It goes straight in. One small push and it just glides inside of me. I cry out at the sudden, dirty thrill of it; something is in my ass and I like it. No, I love it. It’s like I grew a whole new set of nerve endings, tickling my balls and stiffening my cock from the inside. God, why did I ever say no to that girlfriend who wanted to get busy with a strap-on? I’m so close already.
Once again my brain skips ahead. I’m walking into his office, closing the door, dropping the blind. Fuck me, I say, unbuttoning my jeans. I know you want to. And he’s looking at me like that again, all hot and hungry with a world of desire in his eyes. Bend over the desk, he says, and some muscle ripples inside me, nudging the end of the vibrator against what I guess must be my prostate, but I’m in no shape for an anatomy lesson right now. I come and come and come; it seems to go on forever, pumping out from deep in my balls. I can feel every single muscle contraction, inside and out, and if Ed came in when I wasn’t paying attention then he’s getting an earful, because I am howling in here.
Oh my God. Holy fucking shit.
I lower my shaking legs. The vibrator shifts its angle inside me and nudges where I’m still way too sensitive. I give the tiniest twitch, but that’s all it takes sometimes. Just the smallest things can send the world to hell. I feel the vibrator slide deeper and it feels good, until the moment where I realize it’s in. All the way in.
Oh shit.
5
Tom
It’s quarter to six. I could leave now, pretend it slipped my mind, but I know that’s not going to fly. Not with him. I know next to nothing about him, but Milos strikes me as the kind of person who gets what he wants, either by looks and charm or any other means necessary. If Simon taught me anything it’s that beautiful people can be the most ruthless, and I couldn’t be in a worse position right now. While it’s not technically illegal to sleep with a student it doesn’t reflect well on anyone involved.

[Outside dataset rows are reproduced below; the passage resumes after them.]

## Fuse colour-matrix grading into the blur+over pair kernel

Adds a fused colour-matrix + vertical/horizontal blur + alpha-over kernel that applies LUTs and the 3x3 matrix while loading source rows. The blur sweep body moves into a shared header so the plain and graded variants reuse it. The stream pipeline now calls the fused entry point and no longer allocates an intermediate graded frame. This removes one full-frame write and read of the intermediate through HBM, at the cost of extra ALU and LUT lookups inside the blur loop. Unsupported shapes fall back to the old two-kernel path through a pooled temporary.

```diff
diff --git a/canvas_amd/_lib.py b/canvas_amd/_lib.py
--- a/canvas_amd/_lib.py
+++ b/canvas_amd/_lib.py
@@ -182,6 +182,9 @@
     "cvs_resample_lanczos_f16_dev": (C.c_int, [_F16, _F16, C.c_float, C.c_float, C.c_int, _vp]),
     "cvs_blur_lanczos_f16_dev": (C.c_int, [_F16, _F16, _f32p, C.c_int, C.c_float, C.c_float, C.c_int, _vp]),
     "cvs_blur_over_f16_batch_dev": (C.c_int, [P(_F16), P(_F16), _f32p, C.c_int, P(_F16), C.c_int, C.c_int, _vp]),
+    "cvs_color_blur_over_f16_dev": (C.c_int, [_F16, _F16, _f32p, C.c_int, P(_F16), C.c_int, _f32p, C.c_int, C.c_int, _vp]),
+    "cvs_color_blur_over_f16_batch_dev": (C.c_int, [P(_F16), P(_F16), _f32p, C.c_int, P(_F16), C.c_int, C.c_int, _f32p, C.c_int, C.c_int, _vp]),
+    "cvs_color_blur_last_was_fused": (C.c_int, []),
     "cvs_scale_bilinear_f16_batch_dev": (C.c_int, [P(_F16), v2f, P(_F16), v2f, v2f, C.c_int, _vp]),
     "cvs_scale_bilinear_f32_batch_dev": (C.c_int, [P(_F32), v2f, P(_F32), v2f, v2f, C.c_int, _vp]),
     "cvs_blur_lanczos_f16_batch_dev": (C.c_int, [P(_F16), P(_F16), C.c_int, _f32p, C.c_int, C.c_float, C.c_float, C.c_int, _vp]),
diff --git a/canvas_amd/csrc/host/scale.c b/canvas_amd/csrc/host/scale.c
--- a/canvas_amd/csrc/host/scale.c
+++ b/canvas_amd/csrc/host/scale.c
@@ -713,6 +713,125 @@
     return rc;
 }
 
+
+static _Thread_local int t_color_blur_fused = -1;
+CVS_EXPORT int cvs_color_blur_last_was_fused(void) { return t_color_blur_fused; }
+
+static bool bytes_overlap(const void *a, size_t na, const void *b, size_t nb) {
+    const uintptr_t x = (uintptr_t)a, y = (uintptr_t)b;
+    return x < y + nb && y < x + na;
+}
+
+static int color_blur_fused(const any_frame *t, const any_frame *src, const box2i *win, const float m[9], const half *pre, const half *post,
+                            const float *taps, int ntaps, const void *const *over, int nover, const cvk_frame_batch *batch, hipStream_t s) {
+    if (!blur_has_fast_kernel(taps, ntaps) || ntaps > 31) return 1;
+    cvk_blur_params bp;
+    memset(&bp, 0, sizeof bp);
+    bp.nover = nover;
+    for (int l = 0; l < nover; l++) bp.over[l] = over[l];
+    bp.target = cvs_view(t->data, &t->full);
+    bp.source = cvs_view(src->data, &src->full);
+    bp.in_half = bp.out_half = 1;
+    bp.tx0 = win->min.x; bp.ty0 = win->min.y; bp.tx1 = win->max.x; bp.ty1 = win->max.y;
+    bp.sx0 = src->cur.min.x; bp.sy0 = src->cur.min.y; bp.sx1 = src->cur.max.x; bp.sy1 = src->cur.max.y;
+    bp.ntaps = ntaps;
+    memcpy(bp.taps, taps, sizeof(float) * (size_t)ntaps);
+    if (batch) bp.batch = *batch;
+    bp.flags = blur_column_pins();
+    if (!CVK(cvk_grade_blur_pair_supported)(&bp, (const uint16_t *)pre, (const uint16_t *)post)) return 1;
+    const int n = batch ? batch->n : 1;
+    for (int i = 0; i < n; i++)
+        for (int j = 0; j < n; j++)
+            if (bytes_overlap(batch ? batch->target[i] : t->data, any_bytes(t), batch ? batch->source[j] : src->data, any_bytes(src))) return 1;
+    int rc = CVK(cvk_grade_blur_pair)(&bp, m, (const uint16_t *)pre, (const uint16_t *)post, cvs_cus(), s);
+    if (rc != 0) { cvs_set_error("colour + blur launch failed: %s", hipGetErrorString((hipError_t)rc)); return -1; }
+    t_fir_kernel = CVS_FIR_KERNEL_WINDOW_PAIR;
+    return 0;
+}
+
+CVS_EXPORT int cvs_color_blur_over_f16_dev(rgba_frame_f16 *out, const rgba_frame_f16 *source, const float *taps, int ntaps,
+                                           const rgba_frame_f16 *const *overlays, int noverlays, const float m[9], int pre_lut, int post_lut,
+                                           cvs_stream_t stream) {
+    if (cvs_enter() != 0) { box2i_set_empty(&out->current_window); return -1; }
+    CVS_REQUIRE_INSIDE(source, out, "cvs_color_blur_over_f16_dev");
+    if (ntaps < 1 || !taps || !m || noverlays < 0 || (noverlays > 0 && !overlays)) { cvs_set_error("colour+blur+over: bad arguments"); box2i_set_empty(&out->current_window); return -1; }
+    const half *pre = cvs_lut_dev_or_null(pre_lut), *post = cvs_lut_dev_or_null(post_lut);
+    if ((pre_lut != CVS_LUT_NONE && !pre) || (post_lut != CVS_LUT_NONE && !post)) { box2i_set_empty(&out->current_window); return -1; }
+    hipStream_t s = cvs_pick_stream(stream);
+    const box2i *full = &out->full_window;
+    box2i win;
+    box2i_intersect(&win, &source->current_window, full);
+    bool whole = !box2i_is_empty(&win) && noverlays <= CVK_BLUR_MAX_OVER && (noverlays == 0 || same_box(&win, full));
+    const void *bufs[CVK_BLUR_MAX_OVER];
+    for (int l = 0; whole && l < noverlays; l++) {
+        whole = same_box(&overlays[l]->full_window, full) && same_box(&overlays[l]->current_window, full);
+        bufs[l] = overlays[l]->data;
+    }
+    if (whole) {
+        const any_frame o = { out->data, *full, *full, 1 }, src = { (void *)source->data, source->full_window, source->current_window, 1 };
+        const int rc = color_blur_fused(&o, &src, &win, m, pre, post, taps, ntaps, bufs, noverlays, NULL, s);
+        if (rc == 0) { out->current_window = win; t_color_blur_fused = 1; return 0; }
+        if (rc < 0) { box2i_set_empty(&out->current_window); return rc; }
+    }
+    t_color_blur_fused = 0;
+    rgba_frame_f16 graded = { NULL, source->full_window, source->full_window };
+    const size_t n = cvs_box_pixels(&graded.full_window);
+    if (n) {
+        graded.data = cvs_pool_malloc(n * sizeof(rgba_f16), s);
+        if (!graded.data) { box2i_set_empty(&out->current_window); return -1; }
+    }
+    int rc = cvs_color_matrix_f16_to_dev(&graded, source, m, pre_lut, post_lut, stream);
+    if (rc == 0) rc = cvs_blur_over_f16_dev(out, &graded, taps, ntaps, overlays, noverlays, stream);
+    else box2i_set_empty(&out->current_window);
+    cvs_pool_free(graded.data, s);
+    return rc;
+}
+
+CVS_EXPORT int cvs_color_blur_over_f16_batch_dev(rgba_frame_f16 *const *outs, const rgba_frame_f16 *const *sources, const float *taps, int ntaps,
+                                                 const rgba_frame_f16 *const *overlays, int noverlays, int count, const float m[9], int pre_lut,
+                                                 int post_lut, cvs_stream_t stream) {
+    const char *what = "cvs_color_blur_over_f16_batch_dev";
+    if (count <= 0) return 0;
+    if (ntaps < 1 || !taps || !m || noverlays < 0 || (noverlays > 0 && !overlays)) { cvs_set_error("%s: bad arguments", what); return -1; }
+    for (int i = 0; i < count; i++)
+        for (int l = 0; l < noverlays; l++)
+            if (!overlays[(size_t)i * noverlays + l]) { cvs_set_error("%s: layer %d of frame %d is a null pointer", what, l, i); return -1; }
+    if (batch_refused(outs, sources, count, 1, what)) return -1;
+    if (cvs_enter() != 0) { batch_empty_from(outs, 0, count, 1); return -1; }
+    const half *pre = cvs_lut_dev_or_null(pre_lut), *post = cvs_lut_dev_or_null(post_lut);
+    if ((pre_lut != CVS_LUT_NONE && !pre) || (post_lut != CVS_LUT_NONE && !post)) { batch_empty_from(outs, 0, count, 1); return -1; }
+    hipStream_t s = cvs_pick_stream(stream);
+    const box2i *full = &outs[0]->full_window;
+    bool uniform = count > 1 && noverlays >= 1 && noverlays <= CVK_BLUR_MAX_OVER && !box2i_is_empty(full) && (ntaps & 1);
+    for (int i = 0; uniform && i < count; i++) {
+        uniform = same_box(&outs[i]->full_window, full) && same_box(&sources[i]->full_window, &sources[0]->full_window) &&
+                  same_box(&sources[i]->current_window, full) && same_box(&sources[0]->full_window, full);
+        for (int l = 0; uniform && l < noverlays; l++) {
+            const rgba_frame_f16 *ov = overlays[(size_t)i * noverlays + l];
+            uniform = same_box(&ov->full_window, full) && same_box(&ov->current_window, full);
+        }
+    }
+    int rc = 0, done = 0, all_fused = 1;
+    const size_t bytes = cvs_box_pixels(full) * sizeof(rgba_f16);
+    while (uniform && rc == 0 && done < count) {
+        const int n = count - done < CVK_FRAME_BATCH ? count - done : CVK_FRAME_BATCH;
+        cvk_frame_batch b;
+        if (!batch_group(&b, outs, sources, 1, done, n, bytes, bytes, overlays, noverlays)) break;
+        const any_frame t = { b.target[0], *full, *full, 1 }, src = { (void *)b.source[0], sources[done]->full_window, sources[done]->current_window, 1 };
+        rc = color_blur_fused(&t, &src, full, m, pre, post, taps, ntaps, b.over[0], noverlays, &b, s);
+        if (rc == 1) { rc = 0; break; }
+        if (rc == 0) { for (int i = 0; i < n; i++) outs[done + i]->current_window = *full; done += n; }
+    }
+    for (; rc == 0 && done < count; done++) {
+        rc = cvs_color_blur_over_f16_dev(outs[done], sources[done], taps, ntaps, noverlays ? overlays + (size_t)done * noverlays : NULL, noverlays,
+                                         m, pre_lut, post_lut, stream);
+        if (t_color_blur_fused != 1) all_fused = 0;
+    }
+    if (rc != 0) batch_empty_from(outs, done, count, 1);
+    else t_color_blur_fused = all_fused;
+    return rc;
+}
+
 CVS_EXPORT int cvs_blur_lanczos_f16_batch_dev(rgba_frame_f16 *const *targets, const rgba_frame_f16 *const *sources, int count,
                                               const float *taps, int ntaps, float fx, float fy, int ksize, cvs_stream_t stream) {
     const char *what = "cvs_blur_lanczos_f16_batch_dev";
diff --git a/canvas_amd/csrc/kernels/blur_pair_ops.hip b/canvas_amd/csrc/kernels/blur_pair_ops.hip
--- a/canvas_amd/csrc/kernels/blur_pair_ops.hip
+++ b/canvas_amd/csrc/kernels/blur_pair_ops.hip
@@ -1,6 +1,6 @@
 #include <cstdlib>
 #include <atomic>
-#include "pair_common.hpp"
+#include "blur_pair_sweep.hpp"
 
 namespace {
 
@@ -8,18 +8,10 @@
 
 template <int NT, int W, int NOV>
 __global__ __launch_bounds__(W) void k_blur_pair(cvk_blur_params bp) {
-    constexpr int C = NT / 2, D = C & 1, OUTW = 2 * W - 2 * C - 2 * D, PITCH = W + 8;
     static_assert(NT & 1 && NT >= 3 && NT <= 15, "odd tap counts up to 15");
     static_assert(NOV >= 0 && NOV <= CVK_BLUR_MAX_OVER, "layer count");
-    __shared__ float4 rowbuf[2][2][PITCH];
+    __shared__ float4 rowbuf[2][2][StripGeometry<NT, W>::PITCH];
     const int lane = threadIdx.x;
-    const int xo = bp.tx0 + (int)blockIdx.x * OUTW;
-    const int sfirst = xo - C - D;
-    const int tcol = xo + 2 * lane;
-    const int ta = bp.ty0 + (int)blockIdx.y * bp.rows_per_wg;
-    const int tb = min(ta + bp.rows_per_wg - 1, bp.ty1);
-    const int ys0 = ta - C;
-    const int steps = (tb - ta) + NT;
 
     float w[NT];
 #pragma unroll
@@ -34,123 +26,12 @@
 #pragma unroll
     for (int l = 0; l < NOV; l++) over_data[l] = bp.batch.n ? ka->batch.over[z][l] : bp.over[l];
 
-    const size_t srow = (size_t)bp.source.pitch * 8, trow = (size_t)bp.target.pitch * 8;
-    const uint32_t soff = (uint32_t)((sfirst + 2 * lane - bp.sx0) * 8);
-    const uint32_t toff = 2 * lane < OUTW ? (uint32_t)((tcol - bp.tx0) * 8) : 0x80000000u;
-#ifdef CVS_DIAG
-    const uint32_t swin = (bp.flags & 0x100) ? 0u : (uint32_t)(bp.sx1 - bp.sx0 + 1) * 8u, trect = (uint32_t)(bp.tx1 - bp.tx0 + 1) * 8u;
-    const uint32_t orect = (bp.flags & 0x200) ? 0u : trect, wrect = (bp.flags & 0x400) ? 0u : trect;
-#else
-    const uint32_t swin = (uint32_t)(bp.sx1 - bp.sx0 + 1) * 8u, trect = (uint32_t)(bp.tx1 - bp.tx0 + 1) * 8u, orect = trect, wrect = trect;
-#endif
-    const char *swin0 = reinterpret_cast<const char *>(src_data) + (ptrdiff_t)(bp.sx0 - bp.source.fx0) * 8;
-    const ptrdiff_t trect0 = (ptrdiff_t)(bp.tx0 - bp.target.fx0) * 8;
-
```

I gather up my things, part of me still toying with the idea of making an exit, but I don’t get the chance. There’s a tap on the door, and through the Venetian blind I can see that mop of dark curls. He’s early. Oh God.
“Come in.”
Milos yanks open the door and practically throws himself inside my office. He closes it quickly behind him and stands with his back to it, breathing too hard. Dramatic, even for him. He looks absolutely terrified.
“I have a vibrator up my ass,” he says, or at least that’s what I think he says. I get as far as forming the ‘wh’ of ‘what?’ with my lips, but then it’s as if my brain refuses to complete even that simple question.
“Right,” I say. “Run that by me again?”
He scrubs a hand over his face. His cheeks glow red. “A vibrator,” he says. “It’s in my ass.”
“Good. That’s what I thought you said. And why on earth are you telling me this?”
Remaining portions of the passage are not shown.